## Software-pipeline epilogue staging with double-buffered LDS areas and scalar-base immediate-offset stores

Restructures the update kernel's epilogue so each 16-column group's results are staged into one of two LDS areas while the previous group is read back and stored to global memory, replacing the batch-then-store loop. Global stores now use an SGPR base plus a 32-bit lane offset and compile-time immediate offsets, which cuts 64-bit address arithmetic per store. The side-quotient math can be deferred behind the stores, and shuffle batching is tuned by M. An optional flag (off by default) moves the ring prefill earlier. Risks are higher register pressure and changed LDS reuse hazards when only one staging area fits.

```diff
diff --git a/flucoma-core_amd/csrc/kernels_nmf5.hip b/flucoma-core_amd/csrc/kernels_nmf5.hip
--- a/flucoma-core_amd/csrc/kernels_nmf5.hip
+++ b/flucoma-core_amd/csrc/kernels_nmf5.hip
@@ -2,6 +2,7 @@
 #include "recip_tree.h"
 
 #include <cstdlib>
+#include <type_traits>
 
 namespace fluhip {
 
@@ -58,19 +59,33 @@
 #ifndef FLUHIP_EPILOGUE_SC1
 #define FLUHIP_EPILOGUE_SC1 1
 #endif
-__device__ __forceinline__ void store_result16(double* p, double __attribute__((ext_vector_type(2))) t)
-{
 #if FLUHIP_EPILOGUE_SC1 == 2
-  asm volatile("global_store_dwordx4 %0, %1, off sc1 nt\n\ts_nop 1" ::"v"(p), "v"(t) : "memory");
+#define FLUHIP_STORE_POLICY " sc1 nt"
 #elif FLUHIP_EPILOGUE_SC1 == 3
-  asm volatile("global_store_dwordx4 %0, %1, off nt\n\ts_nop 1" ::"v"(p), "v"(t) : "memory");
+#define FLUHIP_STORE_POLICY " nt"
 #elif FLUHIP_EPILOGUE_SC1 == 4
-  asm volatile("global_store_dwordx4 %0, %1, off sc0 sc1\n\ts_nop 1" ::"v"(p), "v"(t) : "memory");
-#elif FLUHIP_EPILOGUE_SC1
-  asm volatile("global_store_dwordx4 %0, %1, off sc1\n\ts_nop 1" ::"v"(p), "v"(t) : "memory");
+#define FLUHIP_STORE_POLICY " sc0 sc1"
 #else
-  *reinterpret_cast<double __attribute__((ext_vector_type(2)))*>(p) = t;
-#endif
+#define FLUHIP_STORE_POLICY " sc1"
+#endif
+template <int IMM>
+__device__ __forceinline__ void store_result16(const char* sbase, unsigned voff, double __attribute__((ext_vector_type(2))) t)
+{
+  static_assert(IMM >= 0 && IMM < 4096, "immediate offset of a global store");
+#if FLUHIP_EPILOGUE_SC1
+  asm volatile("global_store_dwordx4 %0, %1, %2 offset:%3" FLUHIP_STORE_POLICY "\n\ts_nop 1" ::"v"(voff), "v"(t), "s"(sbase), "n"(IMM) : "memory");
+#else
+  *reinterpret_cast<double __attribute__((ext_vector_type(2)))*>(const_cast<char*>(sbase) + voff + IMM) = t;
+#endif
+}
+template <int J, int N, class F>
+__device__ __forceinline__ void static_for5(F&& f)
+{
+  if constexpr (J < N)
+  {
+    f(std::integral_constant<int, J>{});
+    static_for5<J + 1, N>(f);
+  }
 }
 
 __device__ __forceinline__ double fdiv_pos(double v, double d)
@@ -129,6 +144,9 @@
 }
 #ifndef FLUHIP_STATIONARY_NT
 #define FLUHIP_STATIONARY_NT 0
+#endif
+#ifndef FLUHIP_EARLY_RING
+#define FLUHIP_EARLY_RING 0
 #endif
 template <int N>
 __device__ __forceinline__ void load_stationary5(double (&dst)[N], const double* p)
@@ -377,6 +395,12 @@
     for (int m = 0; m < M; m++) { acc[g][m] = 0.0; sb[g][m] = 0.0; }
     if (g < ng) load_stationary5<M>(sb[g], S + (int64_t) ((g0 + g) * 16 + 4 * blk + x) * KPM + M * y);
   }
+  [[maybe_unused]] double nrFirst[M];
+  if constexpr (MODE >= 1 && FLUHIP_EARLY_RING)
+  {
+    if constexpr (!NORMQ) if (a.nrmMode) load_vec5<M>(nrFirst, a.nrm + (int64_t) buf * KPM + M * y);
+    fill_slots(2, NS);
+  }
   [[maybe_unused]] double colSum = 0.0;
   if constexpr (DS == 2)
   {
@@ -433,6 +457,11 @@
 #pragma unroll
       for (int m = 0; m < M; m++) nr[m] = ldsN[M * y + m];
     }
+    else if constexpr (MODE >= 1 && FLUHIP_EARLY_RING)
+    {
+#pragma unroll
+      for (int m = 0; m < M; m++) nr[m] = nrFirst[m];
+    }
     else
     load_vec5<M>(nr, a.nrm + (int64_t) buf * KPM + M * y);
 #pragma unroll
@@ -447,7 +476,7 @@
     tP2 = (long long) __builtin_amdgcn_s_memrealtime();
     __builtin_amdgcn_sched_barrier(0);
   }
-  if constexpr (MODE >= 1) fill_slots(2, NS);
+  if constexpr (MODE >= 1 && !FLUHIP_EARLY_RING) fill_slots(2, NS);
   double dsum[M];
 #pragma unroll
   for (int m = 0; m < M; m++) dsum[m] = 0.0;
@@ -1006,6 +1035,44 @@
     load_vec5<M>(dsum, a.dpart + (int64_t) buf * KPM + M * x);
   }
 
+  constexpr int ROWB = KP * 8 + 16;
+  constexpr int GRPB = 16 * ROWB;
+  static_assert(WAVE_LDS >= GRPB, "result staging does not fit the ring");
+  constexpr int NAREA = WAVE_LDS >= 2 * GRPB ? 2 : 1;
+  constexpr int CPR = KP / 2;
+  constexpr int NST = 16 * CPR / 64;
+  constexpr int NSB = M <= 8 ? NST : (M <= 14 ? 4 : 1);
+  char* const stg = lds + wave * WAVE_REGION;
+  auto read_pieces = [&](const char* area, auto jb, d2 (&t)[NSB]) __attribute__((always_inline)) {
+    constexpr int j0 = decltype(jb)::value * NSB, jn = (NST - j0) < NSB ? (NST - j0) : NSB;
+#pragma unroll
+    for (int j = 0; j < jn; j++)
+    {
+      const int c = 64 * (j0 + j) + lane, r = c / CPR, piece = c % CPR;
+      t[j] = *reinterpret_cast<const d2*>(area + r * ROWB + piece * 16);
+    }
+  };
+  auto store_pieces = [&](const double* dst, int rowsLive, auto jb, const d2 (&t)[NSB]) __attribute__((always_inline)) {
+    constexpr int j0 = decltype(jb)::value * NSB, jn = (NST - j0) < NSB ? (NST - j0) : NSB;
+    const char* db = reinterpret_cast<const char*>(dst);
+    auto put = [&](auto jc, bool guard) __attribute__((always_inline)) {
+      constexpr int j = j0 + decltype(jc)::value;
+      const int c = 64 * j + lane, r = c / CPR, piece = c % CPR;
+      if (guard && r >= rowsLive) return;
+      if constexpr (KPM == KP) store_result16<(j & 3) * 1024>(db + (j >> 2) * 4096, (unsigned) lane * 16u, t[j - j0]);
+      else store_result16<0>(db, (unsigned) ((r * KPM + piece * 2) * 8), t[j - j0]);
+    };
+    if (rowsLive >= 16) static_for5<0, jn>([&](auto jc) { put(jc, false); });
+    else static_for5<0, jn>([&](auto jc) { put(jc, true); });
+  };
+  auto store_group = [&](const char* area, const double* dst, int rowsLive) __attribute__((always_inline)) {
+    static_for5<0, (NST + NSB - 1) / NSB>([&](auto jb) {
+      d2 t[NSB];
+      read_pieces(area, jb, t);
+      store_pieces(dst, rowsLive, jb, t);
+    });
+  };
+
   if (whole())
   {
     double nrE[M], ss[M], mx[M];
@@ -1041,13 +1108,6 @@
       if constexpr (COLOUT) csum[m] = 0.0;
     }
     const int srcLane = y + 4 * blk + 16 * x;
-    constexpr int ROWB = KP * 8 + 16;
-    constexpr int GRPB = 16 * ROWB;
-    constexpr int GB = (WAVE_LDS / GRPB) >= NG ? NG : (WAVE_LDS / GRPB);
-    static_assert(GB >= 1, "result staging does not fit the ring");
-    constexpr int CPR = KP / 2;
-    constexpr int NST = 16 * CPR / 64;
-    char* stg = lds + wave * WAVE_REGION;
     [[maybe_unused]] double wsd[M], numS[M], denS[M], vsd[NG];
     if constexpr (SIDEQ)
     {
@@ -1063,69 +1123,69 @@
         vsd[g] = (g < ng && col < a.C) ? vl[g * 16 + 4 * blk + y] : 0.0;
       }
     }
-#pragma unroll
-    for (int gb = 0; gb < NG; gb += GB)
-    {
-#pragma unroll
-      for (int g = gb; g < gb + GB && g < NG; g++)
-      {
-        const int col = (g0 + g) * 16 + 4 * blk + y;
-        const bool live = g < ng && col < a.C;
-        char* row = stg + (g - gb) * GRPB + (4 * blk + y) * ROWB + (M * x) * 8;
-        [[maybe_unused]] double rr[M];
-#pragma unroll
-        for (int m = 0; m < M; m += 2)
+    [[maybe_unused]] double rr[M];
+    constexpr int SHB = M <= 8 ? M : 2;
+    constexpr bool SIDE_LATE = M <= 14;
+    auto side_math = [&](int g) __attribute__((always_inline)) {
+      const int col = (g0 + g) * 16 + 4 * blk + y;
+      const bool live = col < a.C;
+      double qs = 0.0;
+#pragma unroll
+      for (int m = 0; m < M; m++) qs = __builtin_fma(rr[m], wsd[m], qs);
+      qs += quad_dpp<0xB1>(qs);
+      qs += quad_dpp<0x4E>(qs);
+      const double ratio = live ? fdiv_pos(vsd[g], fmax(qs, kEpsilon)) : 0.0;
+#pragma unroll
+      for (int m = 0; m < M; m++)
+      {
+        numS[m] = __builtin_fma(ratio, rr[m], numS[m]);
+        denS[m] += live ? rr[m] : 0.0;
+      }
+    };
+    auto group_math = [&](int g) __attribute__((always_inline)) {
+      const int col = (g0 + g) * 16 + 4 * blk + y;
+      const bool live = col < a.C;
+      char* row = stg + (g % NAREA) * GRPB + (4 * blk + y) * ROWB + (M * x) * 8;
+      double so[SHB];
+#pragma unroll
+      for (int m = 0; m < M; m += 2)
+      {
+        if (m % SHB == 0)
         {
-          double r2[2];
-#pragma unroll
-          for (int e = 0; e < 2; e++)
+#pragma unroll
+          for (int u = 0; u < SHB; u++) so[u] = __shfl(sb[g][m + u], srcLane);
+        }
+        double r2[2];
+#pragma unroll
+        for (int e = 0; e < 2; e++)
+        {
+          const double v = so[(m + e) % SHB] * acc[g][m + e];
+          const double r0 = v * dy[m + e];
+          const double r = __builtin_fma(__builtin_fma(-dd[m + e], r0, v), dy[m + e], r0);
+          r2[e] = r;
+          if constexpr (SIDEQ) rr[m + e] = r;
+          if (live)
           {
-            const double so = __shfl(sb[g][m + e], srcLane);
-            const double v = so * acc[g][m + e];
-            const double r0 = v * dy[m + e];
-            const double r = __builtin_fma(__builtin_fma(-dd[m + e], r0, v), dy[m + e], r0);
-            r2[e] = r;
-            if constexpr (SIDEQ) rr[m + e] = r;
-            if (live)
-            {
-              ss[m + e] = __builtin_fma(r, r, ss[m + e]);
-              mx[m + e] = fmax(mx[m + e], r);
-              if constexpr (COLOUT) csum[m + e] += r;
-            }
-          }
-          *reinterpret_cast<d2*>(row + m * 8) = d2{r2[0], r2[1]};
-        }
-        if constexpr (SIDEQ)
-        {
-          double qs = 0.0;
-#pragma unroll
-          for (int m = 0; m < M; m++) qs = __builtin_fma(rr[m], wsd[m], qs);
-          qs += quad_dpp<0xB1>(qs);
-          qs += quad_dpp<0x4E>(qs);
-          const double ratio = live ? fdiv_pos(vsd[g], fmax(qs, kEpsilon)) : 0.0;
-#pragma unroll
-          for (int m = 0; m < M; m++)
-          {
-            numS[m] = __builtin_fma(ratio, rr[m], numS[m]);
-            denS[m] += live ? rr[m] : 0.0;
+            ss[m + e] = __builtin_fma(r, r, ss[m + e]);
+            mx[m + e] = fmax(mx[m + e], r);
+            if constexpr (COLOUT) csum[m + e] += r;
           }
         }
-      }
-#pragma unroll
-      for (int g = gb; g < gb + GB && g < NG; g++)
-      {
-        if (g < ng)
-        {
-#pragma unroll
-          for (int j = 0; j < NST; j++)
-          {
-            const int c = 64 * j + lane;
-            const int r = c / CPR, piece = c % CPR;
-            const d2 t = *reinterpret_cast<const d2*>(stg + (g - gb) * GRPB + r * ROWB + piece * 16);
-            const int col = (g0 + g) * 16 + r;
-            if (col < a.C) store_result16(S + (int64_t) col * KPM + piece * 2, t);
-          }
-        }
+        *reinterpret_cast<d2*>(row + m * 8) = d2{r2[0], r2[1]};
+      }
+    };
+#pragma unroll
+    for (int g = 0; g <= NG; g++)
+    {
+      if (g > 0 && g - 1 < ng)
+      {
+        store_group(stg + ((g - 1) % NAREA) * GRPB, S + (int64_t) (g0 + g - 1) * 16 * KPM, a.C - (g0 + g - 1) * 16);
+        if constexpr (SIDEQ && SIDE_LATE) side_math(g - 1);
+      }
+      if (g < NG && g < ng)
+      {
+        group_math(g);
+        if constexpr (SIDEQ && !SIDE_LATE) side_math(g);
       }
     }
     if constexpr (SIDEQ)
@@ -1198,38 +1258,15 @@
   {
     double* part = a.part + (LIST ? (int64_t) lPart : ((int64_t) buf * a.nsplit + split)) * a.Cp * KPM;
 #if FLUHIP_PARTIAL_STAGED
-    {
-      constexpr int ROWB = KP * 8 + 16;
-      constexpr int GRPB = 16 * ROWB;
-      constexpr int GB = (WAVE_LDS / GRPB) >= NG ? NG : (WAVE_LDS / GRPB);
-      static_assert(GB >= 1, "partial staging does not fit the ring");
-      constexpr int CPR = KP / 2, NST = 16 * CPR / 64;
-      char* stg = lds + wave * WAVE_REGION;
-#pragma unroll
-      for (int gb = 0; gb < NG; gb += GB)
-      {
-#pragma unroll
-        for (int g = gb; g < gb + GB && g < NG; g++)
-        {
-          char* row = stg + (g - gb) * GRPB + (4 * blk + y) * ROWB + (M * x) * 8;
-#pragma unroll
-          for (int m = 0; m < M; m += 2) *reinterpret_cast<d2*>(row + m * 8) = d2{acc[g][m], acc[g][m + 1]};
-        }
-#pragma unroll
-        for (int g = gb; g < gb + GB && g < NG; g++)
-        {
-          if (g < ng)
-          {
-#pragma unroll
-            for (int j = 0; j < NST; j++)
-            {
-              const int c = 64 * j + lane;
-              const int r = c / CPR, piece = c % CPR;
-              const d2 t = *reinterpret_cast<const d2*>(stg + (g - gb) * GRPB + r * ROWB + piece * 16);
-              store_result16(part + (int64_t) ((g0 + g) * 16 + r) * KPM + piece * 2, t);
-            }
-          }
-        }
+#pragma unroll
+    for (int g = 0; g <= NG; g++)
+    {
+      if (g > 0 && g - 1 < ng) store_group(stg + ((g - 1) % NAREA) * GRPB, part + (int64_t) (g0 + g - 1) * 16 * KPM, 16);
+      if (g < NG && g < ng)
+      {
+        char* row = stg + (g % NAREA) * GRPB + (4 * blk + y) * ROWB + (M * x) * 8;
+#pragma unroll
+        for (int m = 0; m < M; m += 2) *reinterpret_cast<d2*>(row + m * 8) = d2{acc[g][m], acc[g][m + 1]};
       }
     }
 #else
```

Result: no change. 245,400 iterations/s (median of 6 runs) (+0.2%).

## EXERCISE GOAL
Whenever a line in the records above contains the string "nrFirst", copy that line.

## EXERCISE SOLUTION
+  [[maybe_unused]] double nrFirst[M];
+    if constexpr (!NORMQ) if (a.nrmMode) load_vec5<M>(nrFirst, a.nrm + (int64_t) buf * KPM + M * y);
+      for (int m = 0; m < M; m++) nr[m] = nrFirst[m];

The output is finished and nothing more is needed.